Here is a site for little ones who due to severe food allergies or egids have tiny kids infants on ng tubes or j tubes etc..,
http://community.kidswithfoodallergies.org/forum/elemental_diet

You need to register but it free
They really know the ins and out if getting little ones to drink formula only or limited diets
Good luck

 

[cherryblossoms]

Thanks penguin, I was lookng for something like this last night on google!

 

[CrohnsKidMom]

We have not had the NG experience, but our GI recommended it and explained what he does. And like mentioned before, each GI is different. Our GI would not do EEN without the NG tube, and said the tube would be in for 3 mos (but like Tesscorm said, I think it gets changed after 4 wks). My son would have had to wear a backpack with a pump almost around the clock. He could disconnect the tube from the pump for only a few hours a day. I can see this being something in our future, as my son was on prednisone for a total of 5 mos last yr, and I don't think our GI would allow him back on it anytime in the near future. I wish you all the best as you make these difficult decisions.

 

[Jmrogers4]

We did it without the NG tube but I think it would be easier with an NG tube. It was constant nagging and it wasn't because he didn't want to do it. He never felt hungry so it was constant reminding and then trying to drink before it all before the next one since. He needed 8-9 a day and you really had to plan the day out.

 

[Farmwife]

Grace had a n-g tube placed for four months and then received a g-tube.
It was very traumatic for all of us but it was for the best. It took her three to four days to adjust (lots of hugs, kisses and presents from everybody in her life) and then she didn't even notice it. Grace drinks EO28 Splash. It's the most palatable and that's not saying much. Still she can drink a juice box if she had to.

 

[CarolinAlaska]

I think it would be easier with a 4 yo. Farmwife's Grace is my heroine with this. It seems the younger kids take it more in stride. It would probably be permanent and changed every month until decided it was no longer needed. One benefit for your daughter would be the slow feeds... Harder to drink boluses with her issues I suspect...

 

[Farmwife]

Grace's tube was replaced every four weeks. Do you know how they plan to insert the tube. Some GI's have it done in the hospital and some have it done at home. Ours was done at home. A home health care nurse came to our home and inserted it. The she came back every four weeks to change it and monitor her vitals.

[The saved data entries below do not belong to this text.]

# jyjblrd/Low-Cost-Mocap

Measured on AMD Instinct MI355X. Metric: triangulated 3D markers/sec at 8 cams x 16 markers, higher is better.
Workload: dtype f64

## Files before the change

### low-cost-mocap_amd/csrc/frame_bb.hip

```cpp
#include "mocap_device.hpp"
#include "kernels.hpp"
#include <cstdlib>
#include "frame_common.hpp"

namespace mocap {

constexpr int kBBThreads = 256;
constexpr int kBBWaves = kBBThreads / 64;
constexpr int kBBRecs = kBBThreads + 64;

constexpr int bb_wg_per_cu(int RL) { return RL == 48 ? 5 : 4; }
constexpr int kBBLdsSlack = 1024;
struct BBLayout {
  size_t bxy, bxy_nx, cnt_nx, bt, rbound, seedkey, slot_key, claimw, recs, rpk, scr, scr_bytes, goff, gcnt, outslot, boff, bnb, seedgh, slot_g, cnt,
      misc, bpl, nh, hits, act, root_blob, root_cam, nact, bnl, bv, bcache, bpk, total;
  int ncache;
  __host__ __device__ static size_t al(size_t x, size_t a) { return (x + a - 1) / a * a; }
  __host__ __device__ BBLayout(int C, int M, int R, int CW, int wg_per_cu) {
    size_t o = 0;
    auto take = [&](size_t bytes, size_t a) {
      o = al(o, a);
      const size_t at = o;
      o += bytes;
      return at;
    };
    bxy = take(sizeof(float2) * (size_t)C * M, 16);
    bxy_nx = take(sizeof(float2) * (size_t)C * M, 16);
    cnt_nx = take(4 * (size_t)C, 4);
    bt = take(sizeof(double) * 10 * ((size_t)C * M + 1), 16);
    rbound = take(8 * (size_t)R, 8);
    claimw = take(8 * (size_t)C, 8);
    scr = seedkey = take(8 * (size_t)R, 8);
    slot_key = take(8 * (size_t)kBBWaves * R, 8);
    recs = take(8 * (size_t)kBBRecs, 8);
    rpk = take(8 * (size_t)kBBRecs * CW, 8);
    seedgh = take(4 * (size_t)R, 4);
    slot_g = take(4 * (size_t)kBBWaves * R, 4);
    scr_bytes = o - scr;
    goff = take(4 * (size_t)(R + 1), 4);
    gcnt = take(4 * (size_t)R, 4);
    outslot = take(4 * (size_t)R, 4);
    boff = take(4 * (size_t)(R + 1), 4);
    bnb = take(4 * (size_t)R, 4);
    cnt = take(4 * (size_t)C, 4);
    misc = take(4 * 16, 4);
    bpl = take(2 * (size_t)R, 2);
    nh = take((size_t)R * C, 1);
    hits = take((size_t)R * C * M, 1);
    act = take((size_t)R * C, 1);
    root_blob = take((size_t)R, 1);
    root_cam = take((size_t)R, 1);
    nact = take((size_t)R, 1);
    bnl = take((size_t)R, 1);
    bv = take((size_t)R, 1);
    bcache = take(0, 8);
    ncache = 0;
    const size_t per_entry = 8 + 8 * (size_t)CW;
    for (int per_cu = wg_per_cu; per_cu >= 1; per_cu--) {
      const size_t lim = ((size_t)160 * 1024 / per_cu - kBBLdsSlack) / 256 * 256;
      if (lim >= o + per_entry * 64) {
        const size_t n = (lim - o) / per_entry;
        ncache = (int)(n > 1024 ? 1024 : n);
        break;
      }
    }
    o += 8 * (size_t)ncache;
    bpk = o;
    o += 8 * (size_t)CW * ncache;
    total = al(o, 16);
  }
};

static int bb_fixed_slots(int C, int M, int R) {
  const char* e = getenv("MOCAP_BB_FIXED_LAYOUT");
  if (e && e[0] == '0') return 0;
  if (C == 8 && M == 16 && R <= 48) return 48;
  if (C == 8 && M == 16 && R <= 64) return 64;
  return 0;
}
static int frame_bb_root_slots(int C, int M, int R) {
  const int f = bb_fixed_slots(C, M, R);
  return f ? f : R;
}
size_t frame_bb_lds_bytes(int C, int M, int R) { return BBLayout(C, M, frame_bb_root_slots(C, M, R), C <= 8 ? 1 : 2, bb_wg_per_cu(bb_fixed_slots(C, M, R))).total; }
static size_t frame_bb_lds_bytes_min(int C, int M, int R) {
  const BBLayout L(C, M, frame_bb_root_slots(C, M, R), C <= 8 ? 1 : 2, bb_wg_per_cu(bb_fixed_slots(C, M, R)));
  return L.total - (8 + 8 * (size_t)(C <= 8 ? 1 : 2)) * (size_t)L.ncache;
}
bool frame_bb_fits(int C, int M, int R) {
  return C >= 2 && C <= 16 && M >= 1 && M <= 64 && R >= 1 && R <= 255 && frame_bb_lds_bytes_min(C, M, R) <= (size_t)128 * 1024;
}

template <int CW>
struct Packed {
  unsigned long long w[CW];
  __device__ __forceinline__ void clear() {
#pragma unroll
    for (int k = 0; k < CW; k++) w[k] = ~0ull;
  }
  __device__ __forceinline__ void set(int c, uint32_t idx) {
    if (CW == 1)
      w[0] ^= (unsigned long long)(idx ^ 0xFFu) << (8 * c);
    else
      w[c >> 3] ^= (unsigned long long)(idx ^ 0xFFu) << (8 * (c & 7));
  }
  __device__ __forceinline__ uint32_t get(int c) const {
    return CW == 1 ? (uint32_t)(w[0] >> (8 * c)) & 0xFFu : (uint32_t)(w[c >> 3] >> (8 * (c & 7))) & 0xFFu;
  }
};

template <int CT>
struct BBCamTables {
  const double* base;
  static constexpr int C = CT;
  __device__ __forceinline__ ctab_t pq(size_t off) const { return as_ctab(base + off); }
  __device__ __forceinline__ ctab_t rt(size_t off) const { return as_ctab(base + 12 * CT + off); }
  __device__ __forceinline__ ctab_t k4(size_t off) const { return as_ctab(base + 24 * CT + off); }
  __device__ __forceinline__ const double* f() const { return base + 28 * CT; }
};
template <>
struct BBCamTables<0> {
  const double* base;
  int C;
  __device__ __forceinline__ ctab_t pq(size_t off) const { return as_ctab(base + off); }
  __device__ __forceinline__ ctab_t rt(size_t off) const { return as_ctab(base + 12 * C + off); }
  __device__ __forceinline__ ctab_t k4(size_t off) const { return as_ctab(base + 24 * C + off); }
  __device__ __forceinline__ const double* f() const { return base + 28 * C; }
};

enum { kPrioEval = 0, kPrioSeed = 1, kPrioPhase = 2, kPrioSerial = 3 };
template <int P>
__device__ __forceinline__ void bb_prio() {
  __builtin_amdgcn_s_setprio(P);
}
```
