# palash1992/GEM

Measured on NVIDIA H100. Metric: nodes/sec embedded at d=128, higher is better.
Workload: dtype f32

## Files before the change

### gem_b200/csrc/common.cuh

```cuda
#pragma once
#include <cuda_runtime.h>
#include <stdint.h>
#include <stdio.h>
#include <string>
#include <vector>
#include "../../include/gemb200.h"

namespace gemb {

void set_error(const char *fmt, ...);
void count_launch(int k = 1);

#define GEMB_CUDA(call)                                                                       \
    do {                                                                                      \
        cudaError_t _e = (call);                                                              \
        if (_e != cudaSuccess) {                                                              \
            gemb::set_error("%s failed at %s:%d: %s", #call, __FILE__, __LINE__,              \
                            cudaGetErrorString(_e));                                          \
            (void)cudaGetLastError();           \
            return GEMB_ERR_CUDA;                                                             \
        }                                                                                     \
    } while (0)

#define GEMB_TRY(call)                                                                        \
// ... 51 lines not shown
    float ms(int from, int to) const { float t = 0.f; cudaEventElapsedTime(&t, ev_[from], ev_[to]); return t; }

  private:
    cudaEvent_t ev_[N] = {};
};

struct Timer {
    std::vector<cudaEvent_t> ev;
    size_t used = 0;
    int begin(cudaStream_t s);
    int end(cudaStream_t s);
    double total_ms();
    void reset() { used = 0; }
    void destroy();
};

}

struct gemb_halo_pool {
    size_t cap_floats = 0;
    int nbuf = 0;
    float *buf[8] = {};
    float *peer_buf[8][8] = {};
    unsigned long long *flags = nullptr;
    unsigned long long *peer_flags[8] = {};
    unsigned long long epoch = 0;
    int *timeout_flag = nullptr;
};

struct gemb_ctx {
    int device = 0;
    int sm_count = 132;
    cudaStream_t stream = nullptr;
    int rank = 0, nranks = 1;
    void *comm = nullptr;
    float *spmm_scratch = nullptr;
    size_t spmm_scratch_bytes = 0;
    double *red_scratch = nullptr;
    size_t red_scratch_bytes = 0;
    gemb::Timer t_spmm, t_dense, t_comm, t_misc;
    gemb_halo_pool halo_pool;
};

struct gemb_csr_dev {
    int64_t nnz = 0;
    int32_t *indptr = nullptr;
    int32_t *indices = nullptr;
    float *data = nullptr;
    int32_t n_heavy = 0, n_items = 0;
    int32_t *heavy_row = nullptr;
    int32_t *heavy_first = nullptr;
    int32_t *item_row = nullptr;
    int32_t *item_beg = nullptr;
};
constexpr int SPMM_HEAVY_DEG = 128, SPMM_HEAVY_CHUNK = 512;

constexpr int GEMB_MAX_RANKS = 8;
constexpr int GEMB_HALO_BUFS = 8;
struct gemb_halo {
    bool ready = false;
    int64_t halo_rows = 0;
    int64_t push_total = 0;
    int32_t *indices_ext = nullptr;
    int32_t *push_ptr = nullptr;
    uint32_t *push_dst = nullptr;
    int nbuf = 0, width = 0;
// ... 22 lines not shown
    bool replicated = false;
    gemb_csr_dev A, AT;
    gemb_halo halo;
};

namespace gemb {

int spmm_launch(gemb_ctx *ctx, const gemb_csr_dev &A, int64_t n_rows, int b, float alpha,
                const float *X, const float *X0, float *Y);
int spmm3_launch(gemb_ctx *ctx, const gemb_csr_dev &A, int64_t n_rows, int b, float alpha, const float *X,
                 float gamma, const float *Xself, float delta, const float *X0, float *Y,
                 const HaloPushArgs *push = nullptr);

int halo_build(gemb_graph *g);
int halo_buffers(gemb_graph *g, int nbuf, int width);
int halo_push_launch(gemb_graph *g, int buf_index, int width);
int halo_barrier(gemb_graph *g);
void halo_push_args(const gemb_graph *g, int buf_index, HaloPushArgs *out);
int halo_free(gemb_graph *g);
void halo_pool_release(gemb_ctx *c);
int halo_check_timeout(gemb_graph *g);

int gram_launch(gemb_ctx *ctx, int64_t n, const float *P, int b1, const float *Q, int b2, double *G);
int apply_launch(gemb_ctx *ctx, int64_t n, const float *Q, int b1, const float *M, int ldm, int b2,
                 float *Out, int ldo);
int apply_fp32_launch(gemb_ctx *ctx, int64_t n, const float *Q, int b1, const float *M, int ldm, int b2,
                      float *Out, int ldo);
int chol_inverse_launch(gemb_ctx *ctx, int b, double *G, float *Minv, int *rank_out_dev, double *Minv64 = nullptr);
int small_gemm_launch(gemb_ctx *ctx, int b, const double *A, int transA, const double *B, double *C, float *C32);
int gram_fp32_launch(gemb_ctx *ctx, int64_t n, const float *P, int b1, const float *Q, int b2, double *G);
int gram_tc_launch(gemb_ctx *ctx, int64_t n, const float *P, int b1, const float *Q, int b2, double *G);
int red_scratch(gemb_ctx *ctx, size_t doubles, double **out);
int sum_partials_launch(gemb_ctx *ctx, int parts, int64_t count, const double *part, double *out);
int eigh_launch(gemb_ctx *ctx, int b, double *G, double *w, double *Z, double *Zscratch , double rel_tol = 1e-11);
int randn_launch(gemb_ctx *ctx, int64_t n, int b, uint64_t seed, uint64_t row_offset, float *X);
int sumsq_launch(gemb_ctx *ctx, int64_t count, const float *X, double *out_dev);
int scale_launch(gemb_ctx *ctx, int64_t count, float s, float *X);
int axpy_launch(gemb_ctx *ctx, int64_t count, float a, const float *X, float *Y);


#ifdef __CUDACC__
__device__ __forceinline__ void halo_push_row(const HaloPushArgs &P, int64_t row, int G, int c, const float4 &r) {
    const int i0 = P.push_ptr[row], i1 = P.push_ptr[row + 1];
    if (i0 == i1) return;
    for (int i = i0; i < i1; i++) {
        const uint32_t d = P.push_dst[i];
        P.peer[d >> 29][(P.halo_row0 + (int64_t)(d & 0x1fffffffu)) * G + c] = r;
    }
}
#endif

}
```

### gem_b200/csrc/core.cu

```cuda
#include "common.cuh"
#include "nccl_api.h"
#include <dlfcn.h>
#include <stdarg.h>
#include <string.h>
#include <atomic>
#include <map>
#include <mutex>
#include <unordered_map>
#include <stdlib.h>

namespace gemb {

static thread_local char g_err[1024] = "";
static std::atomic<long long> g_launches{0};
void count_launch(int k) { g_launches.fetch_add(k, std::memory_order_relaxed); }
long long launches_total() { return g_launches.load(std::memory_order_relaxed); }

void set_error(const char *fmt, ...) {
    va_list ap;
    va_start(ap, fmt);
    vsnprintf(g_err, sizeof g_err, fmt, ap);
    va_end(ap);
}

// ... 158 lines not shown
int gemb_version(void) { return GEMB_VERSION; }
int64_t gemb_launch_count(void) { return (int64_t)gemb::launches_total(); }
const char *gemb_last_error(void) { return g_err; }

int gemb_device_count(void) {
    int n = 0;
    if (cudaGetDeviceCount(&n) != cudaSuccess) {
        cudaGetLastError();
        return 0;
    }
    return n;
}

int gemb_ctx_create(int device, gemb_ctx **out) {
    GEMB_ARG(out != nullptr, "out");
    int n = gemb_device_count();
    if (n <= 0) {
        set_error("no CUDA device visible: libgemb200 has no CPU fallback");
        return GEMB_ERR_CUDA;
    }
    GEMB_ARG(device >= 0 && device < n, "device index");
    GEMB_CUDA(cudaSetDevice(device));
    cudaDeviceProp prop;
    GEMB_CUDA(cudaGetDeviceProperties(&prop, device));
    if (prop.major != 9 || prop.minor != 0) {
        set_error("device %d is sm_%d%d; libgemb200 is built for sm_90a (H100) only", device, prop.major,
                  prop.minor);
        return GEMB_ERR_CUDA;
    }
    gemb_ctx *c = new gemb_ctx();
    c->device = device;
    c->sm_count = prop.multiProcessorCount;
    GEMB_CUDA(cudaStreamCreateWithFlags(&c->stream, cudaStreamNonBlocking));
    *out = c;
    return GEMB_OK;
}

int gemb_ctx_destroy(gemb_ctx *c) {
    if (!c) return GEMB_OK;
    cudaSetDevice(c->device);
    gemb::halo_pool_release(c);
    if (c->comm) {
        NcclApi *api = nccl_api();
        if (api) api->CommDestroy((ncclComm_t)c->comm);
    }
    c->t_spmm.destroy();
    c->t_dense.destroy();
    c->t_comm.destroy();
    c->t_misc.destroy();
    dfree(c->spmm_scratch);
    dfree(c->red_scratch);
    if (c->stream) cudaStreamDestroy(c->stream);
    delete c;
    return GEMB_OK;
}

int gemb_host_alloc(size_t bytes, void **out) {
    GEMB_ARG(out != nullptr, "out");
    GEMB_CUDA(cudaHostAlloc(out, bytes ? bytes : 1, cudaHostAllocDefault));
    return GEMB_OK;
}
int gemb_host_free(void *p) {
    if (p) GEMB_CUDA(cudaFreeHost(p));
    return GEMB_OK;
}

int gemb_comm_unique_id(void *id_out) {
    GEMB_ARG(id_out != nullptr, "id_out");
    NcclApi *api = nccl_api();
    if (!api) return GEMB_ERR_NCCL;
    ncclUniqueId id;
    ncclResult_t r = api->GetUniqueId(&id);
    if (r != ncclSuccess) {
        set_error("ncclGetUniqueId: %s", api->GetErrorString(r));
        return GEMB_ERR_NCCL;
    }
    static_assert(sizeof(id) == GEMB_UNIQUE_ID_BYTES, "ncclUniqueId size");
    memcpy(id_out, &id, sizeof id);
    return GEMB_OK;
}

int gemb_comm_init(gemb_ctx *c, int rank, int nranks, const void *idp) {
    GEMB_ARG(c && idp, "ctx/id");
    GEMB_ARG(nranks >= 1 && rank >= 0 && rank < nranks, "rank/nranks");
    NcclApi *api = nccl_api();
// ... 155 lines not shown
```

### gem_b200/csrc/dense.cu

```cuda
#include "common.cuh"
#include <algorithm>

namespace gemb {

template <int TM>
__global__ void __launch_bounds__(256)
gram_kernel(int64_t n, const float *__restrict__ P, int b1, const float *__restrict__ Q, int b2,
            double *__restrict__ Gpart, int tiles_n) {
    constexpr int BT = 16 * TM;
    constexpr int KC = 32;
    __shared__ float sP[KC][BT];
    __shared__ float sQ[KC][BT];
    const int tid = threadIdx.x;
    const int tx = tid & 15, ty = tid >> 4;
    const int tile_m = blockIdx.y / tiles_n, tile_n = blockIdx.y % tiles_n;
    const int m0 = tile_m * BT, n0 = tile_n * BT;
    float acc[TM][TM];
#pragma unroll
    for (int i = 0; i < TM; i++)
#pragma unroll
        for (int j = 0; j < TM; j++) acc[i][j] = 0.f;

    for (int64_t r0 = (int64_t)blockIdx.x * KC; r0 < n; r0 += (int64_t)gridDim.x * KC) {
        for (int idx = tid; idx < KC * BT; idx += 256) {
// ... 286 lines not shown
        double v = 0.0;
        if (r == c) { v = ldiag[r] > 0.0 ? dscale[r] / ldiag[r] : 0.0; }
        else if (r < c) v = G[r * ld + c] * dscale[r];
        Minv[idx] = (float)v;
        if (Minv64) Minv64[idx] = v;
    }
    if (tid == 0 && rank_out) {
        for (int j = 0; j < b; j++) rank += ldiag[j] > 0.0;
        *rank_out = rank;
    }
}

int chol_inverse_launch(gemb_ctx *ctx, int b, double *G, float *Minv, int *rank_out_dev, double *Minv64) {
    const size_t vecs = sizeof(double) * 3 * (size_t)b;
    const size_t smem = vecs + sizeof(double) * (size_t)b * (b | 1);
    static int optin = 0;
    if (!optin) {
        int v = 0;
        GEMB_CUDA(cudaDeviceGetAttribute(&v, cudaDevAttrMaxSharedMemoryPerBlockOptin, ctx->device));
        GEMB_CUDA(cudaFuncSetAttribute(chol_inverse_kernel<true>, cudaFuncAttributeMaxDynamicSharedMemorySize, v));
        optin = v;
    }
    if (smem <= (size_t)optin) chol_inverse_kernel<true><<<1, 1024, smem, ctx->stream>>>(b, G, Minv, Minv64, rank_out_dev);
    else chol_inverse_kernel<false><<<1, 1024, vecs, ctx->stream>>>(b, G, Minv, Minv64, rank_out_dev);
    GEMB_CUDA(cudaGetLastError());
    count_launch();
    return GEMB_OK;
}

enum JacobiStore { JAC_SHARED, JAC_ZT_GLOBAL, JAC_GLOBAL };
template <JacobiStore STORE>
__global__ void __launch_bounds__(1024)
eigh_jacobi_kernel(int b, double *Ag, double *__restrict__ w, double *__restrict__ Z, double *Ztg, int max_sweeps,
                   double rel_tol) {
    constexpr bool A_GLOBAL = STORE == JAC_GLOBAL, ZT_GLOBAL = STORE != JAC_SHARED;
    extern __shared__ __align__(16) unsigned char sh_fast[];
    double *sh = (double *)sh_fast;
    const int m = (b + 1) & ~1;
    const int half = m / 2;
    const int ld = A_GLOBAL ? b : (b | 1);
    double2 *csn = (double2 *)sh;
    int2 *pq = (int2 *)(sh + 2 * half);
    double *A = A_GLOBAL ? Ag : sh + 3 * half + 2;
    double *ZT = ZT_GLOBAL ? Ztg : A + (size_t)b * ld;
    const int ldz = ZT_GLOBAL ? b : ld;
    __shared__ double s_woff[32], s_wdiag[32];
    const int tid = threadIdx.x, nt = blockDim.x;
    const double *__restrict__ Ain = Ag;
    for (int idx = tid; idx < b * b; idx += nt) {
        const int i = idx / b, j = idx - i * b;
        if (!A_GLOBAL) A[i * ld + j] = Ain[idx];
        ZT[i * ldz + j] = (i == j) ? 1.0 : 0.0;
    }
    const int zb_i0 = tid / b, zb_k0 = tid - zb_i0 * b, zb_di = nt / b, zb_dk = nt - zb_di * b;
    const int bl_i0 = tid / half, bl_j0 = tid - bl_i0 * half, bl_di = nt / half, bl_dj = nt - bl_di * half;
    __syncthreads();
    for (int sweep = 0; sweep < max_sweeps; sweep++) {
        __syncthreads();
        double off = 0.0, dg = 0.0;
        for (int i = zb_i0, j = zb_k0; i < b;) {
            const double v = A[i * ld + j];
            if (i == j) dg += v * v; else off += v * v;
            j += zb_dk; i += zb_di;
            if (j >= b) { j -= b; i++; }
        }
        for (int o = 16; o > 0; o >>= 1) {
            off += __shfl_xor_sync(0xffffffffu, off, o);
            dg += __shfl_xor_sync(0xffffffffu, dg, o);
        }
        if ((tid & 31) == 0) { s_woff[tid >> 5] = off; s_wdiag[tid >> 5] = dg; }
        __syncthreads();
        double s_off = 0.0, s_diag = 0.0;
        for (int w = 0; w < (nt >> 5); w++) { s_off += s_woff[w]; s_diag += s_wdiag[w]; }
        if (s_off <= rel_tol * rel_tol * (s_diag + s_off) || s_diag + s_off == 0.0) break;
        for (int r = 0; r < m - 1; r++) {
            if (tid < half) {
                int p, q;
                if (tid == 0) { p = m - 1; q = r % (m - 1); }
                else { p = (r + tid) % (m - 1); q = (r + m - 1 - tid) % (m - 1); }
                if (p > q) { int t = p; p = q; q = t; }
                double c = 1.0, s = 0.0;
                if (q < b) {
                    const double apq = A[p * ld + q];
                    if (apq != 0.0) {
// ... 60 lines not shown
                }
            } else {
                for (int pi = zb_i0, k = zb_k0; pi < half;) {
                    const double2 rt = csn[pi];
                    const int2 a = pq[pi];
                    if (a.y >= 0 && rt.y != 0.0) {
                        double *xp = ZT + a.x * ldz + k, *yp = ZT + a.y * ldz + k;
                        const double x = *xp, y = *yp;
                        *xp = rt.x * x - rt.y * y;
                        *yp = rt.y * x + rt.x * y;
                    }
                    k += zb_dk; pi += zb_di;
                    if (k >= b) { k -= b; pi++; }
                }
            }
            __syncthreads();
        }
    }
    __syncthreads();
    const int lane = tid & 31, warp = tid >> 5, nwarps = nt >> 5;
    for (int j = warp; j < b; j += nwarps) {
        const double wj = A[j * ld + j];
        int rank = 0;
        for (int i = lane; i < b; i += 32) {
            const double wi = A[i * ld + i];
            rank += (wi < wj) || (wi == wj && i < j);
        }
        for (int o = 16; o > 0; o >>= 1) rank += __shfl_xor_sync(0xffffffffu, rank, o);
        if (lane == 0) w[rank] = wj;
        for (int k = lane; k < b; k += 32) Z[(size_t)k * b + rank] = ZT_GLOBAL ? __ldcg(ZT + j * ldz + k) : ZT[j * ldz + k];
    }
}
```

Oh and Thanks Carolin:smile:

 

[cherryblossoms]

I'm not sure. I put a call in to the doctor this morning. So I'll update when I hear something back. Just waiting right now! Thanks for the replies

 

[poppets mum]

My dd was 7 when she had hers. It stayed in most of the time only coming out by accident. I believe they are changed after a month. I did not like the Hospital making us as parents insert the tube but once it was in she barely noticed it after a few days. I think it makes the throat a little sore at first.

 

[cherryblossoms]

Thanks for the help and support, everyone. It looks like we'll be staying tube free for now. The NG tube won't be an option because of DD's reflux and esophagitis. GI doc doesn't want to jump to a j tube or anything just yet, because of the additional inflammation it can cause. So lots of nagging is in my future lol. I made up a fresh new sticker chart for this, and DD does well if I set a timer while she drinks. Wish us luck!

 

[my little penguin]

We did sticker charts for DS and he drank all of his.
When he was no food we paid him . Now he drinks for free.